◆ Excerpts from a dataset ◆
+++++

@@ -610,11 +625,23 @@
             if self.row_gat is not self.row_tok:
                 torch.clamp(self.row_tok[t], min=0, out=self.row_gat[t])
 
-    def load_structure(self, S, rope, tok_inst, kv_end, q_start, rot_pos, segments=None, rows=None, set_rows=False):
+    def zero_table_grads(self):
+        c = self.inst_cover
+        if c is None or self.n_seg <= 0 or self.md.dim > 1024:
+            self.dtables.zero_()
+            return
+        n_real, holes = c
+        if n_real < self.dtables.shape[0]:
+            self.dtables[n_real:].zero_()
+        if holes is not None:
+            self.dtables.index_fill_(0, holes, 0.)
+
+    def load_structure(self, S, rope, tok_inst, kv_end, q_start, rot_pos, segments=None, rows=None, set_rows=False, inst_cover=None):
         self.set_rope_tables(*rope)
         self.tok_inst.copy_(tok_inst.view(-1)); self.kv_end.copy_(kv_end); self.q_start.copy_(q_start); self.rot_pos.copy_(rot_pos)
         if segments is not None:
             self.set_segments(*segments)
+        self.inst_cover = inst_cover
         if rows is not None:
             for t, cap in self.R.items():
                 row_tok, row_inst = rows.get(t, (None, None))
@@ -674,8 +701,8 @@
                 continue
             self._nt(L, algo_k=dl, A=lt['dpred'], lda=dlp, B=S[f'outp_t{t}'], ldb=dlp, M=r, N=d, K=dlp, epi=E['TFX_EPI_RESID'], C=self.dembed, ldc=d,
                      R=self.dembed, ldr=d, resid_mapped=1, rowmap=self.row_tok[t])
-            self._tn(L, r, dl, d, A=lt['dpred'], lda=dlp, a_cols=dlp, B=self.embed, ldb=d, b_cols=d, b_rowmap=self.row_gat[t],
-                     C=gp(f'model_to_latent_projs.{t}.weight'), ldc=d)
+            self._tn_mapped(L, r, dl, d, 'b', self.row_gat[t], A=lt['dpred'], lda=dlp, a_cols=dlp, B=self.embed, ldb=d, b_cols=d,
+                            C=gp(f'model_to_latent_projs.{t}.weight'), ldc=d)
         self.tap_final = len(L)
         self._k(L, 'tfx_rmsnorm_bwd', 'tfx_rmsnorm_args', T=T, d=d, x=self.xres[D], gamma=pp('transformer.norm.gamma'), dy=self.dembed,
                 dx=self.gfin, dgamma=gp('transformer.norm.gamma'))
@@ -804,10 +831,9 @@
                 hi = min(i + per, D)
                 off, cols = i * 2 * 3 * d, (hi - i) * 2 * 3 * d
                 w_item = lambda it: L.append(Side(it) if side else it)
-                w_item((lib.tfx_cast_block_bf16, (self.dtables.data_ptr() + 4 * off, nt3, self.dtab_bf.data_ptr() + 2 * off, nt3, I, cols)))
+                w_item((lib.tfx_cast_block_colsum, (self.dtables.data_ptr() + 4 * off, nt3, self.dtab_bf.data_ptr() + 2 * off, nt3, I, cols, gp(f'{p}.1.to_film.bias'))))
                 self._tn(L, I, cols, 4 * d, side=side, A=self.dtab_bf.data_ptr() + 2 * off, lda=nt3, a_cols=cols, B=self.cond, ldb=4 * d, b_cols=4 * d,
                          C=gp(f'{p}.1.to_film.weight'), ldc=4 * d)
-                w_item((lib.tfx_colsum_f32, (self.dtables.data_ptr() + 4 * off, nt3, I, cols, gp(f'{p}.1.to_film.bias'))))
             sync('tfx_join_record', i)
             if self.dp_groups > 0:
                 if i % per == 0:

+++++

◆ What you are asked to do ◆
A word-for-word copy of the entries, from the first line through the line containing "R=self.dembed, ldr=d, resid_mapped=1, rowmap=self.row_tok[t])", is the whole answer.

◆ Answer below ◆
@@ -610,11 +625,23 @@
             if self.row_gat is not self.row_tok:
                 torch.clamp(self.row_tok[t], min=0, out=self.row_gat[t])
 
-    def load_structure(self, S, rope, tok_inst, kv_end, q_start, rot_pos, segments=None, rows=None, set_rows=False):
+    def zero_table_grads(self):
+        c = self.inst_cover
+        if c is None or self.n_seg <= 0 or self.md.dim > 1024:
+            self.dtables.zero_()
+            return
+        n_real, holes = c
+        if n_real < self.dtables.shape[0]:
+            self.dtables[n_real:].zero_()
+        if holes is not None:
+            self.dtables.index_fill_(0, holes, 0.)
+
+    def load_structure(self, S, rope, tok_inst, kv_end, q_start, rot_pos, segments=None, rows=None, set_rows=False, inst_cover=None):
         self.set_rope_tables(*rope)
         self.tok_inst.copy_(tok_inst.view(-1)); self.kv_end.copy_(kv_end); self.q_start.copy_(q_start); self.rot_pos.copy_(rot_pos)
         if segments is not None:
             self.set_segments(*segments)
+        self.inst_cover = inst_cover
         if rows is not None:
             for t, cap in self.R.items():
                 row_tok, row_inst = rows.get(t, (None, None))
@@ -674,8 +701,8 @@
                 continue
             self._nt(L, algo_k=dl, A=lt['dpred'], lda=dlp, B=S[f'outp_t{t}'], ldb=dlp, M=r, N=d, K=dlp, epi=E['TFX_EPI_RESID'], C=self.dembed, ldc=d,
                      R=self.dembed, ldr=d, resid_mapped=1, rowmap=self.row_tok[t])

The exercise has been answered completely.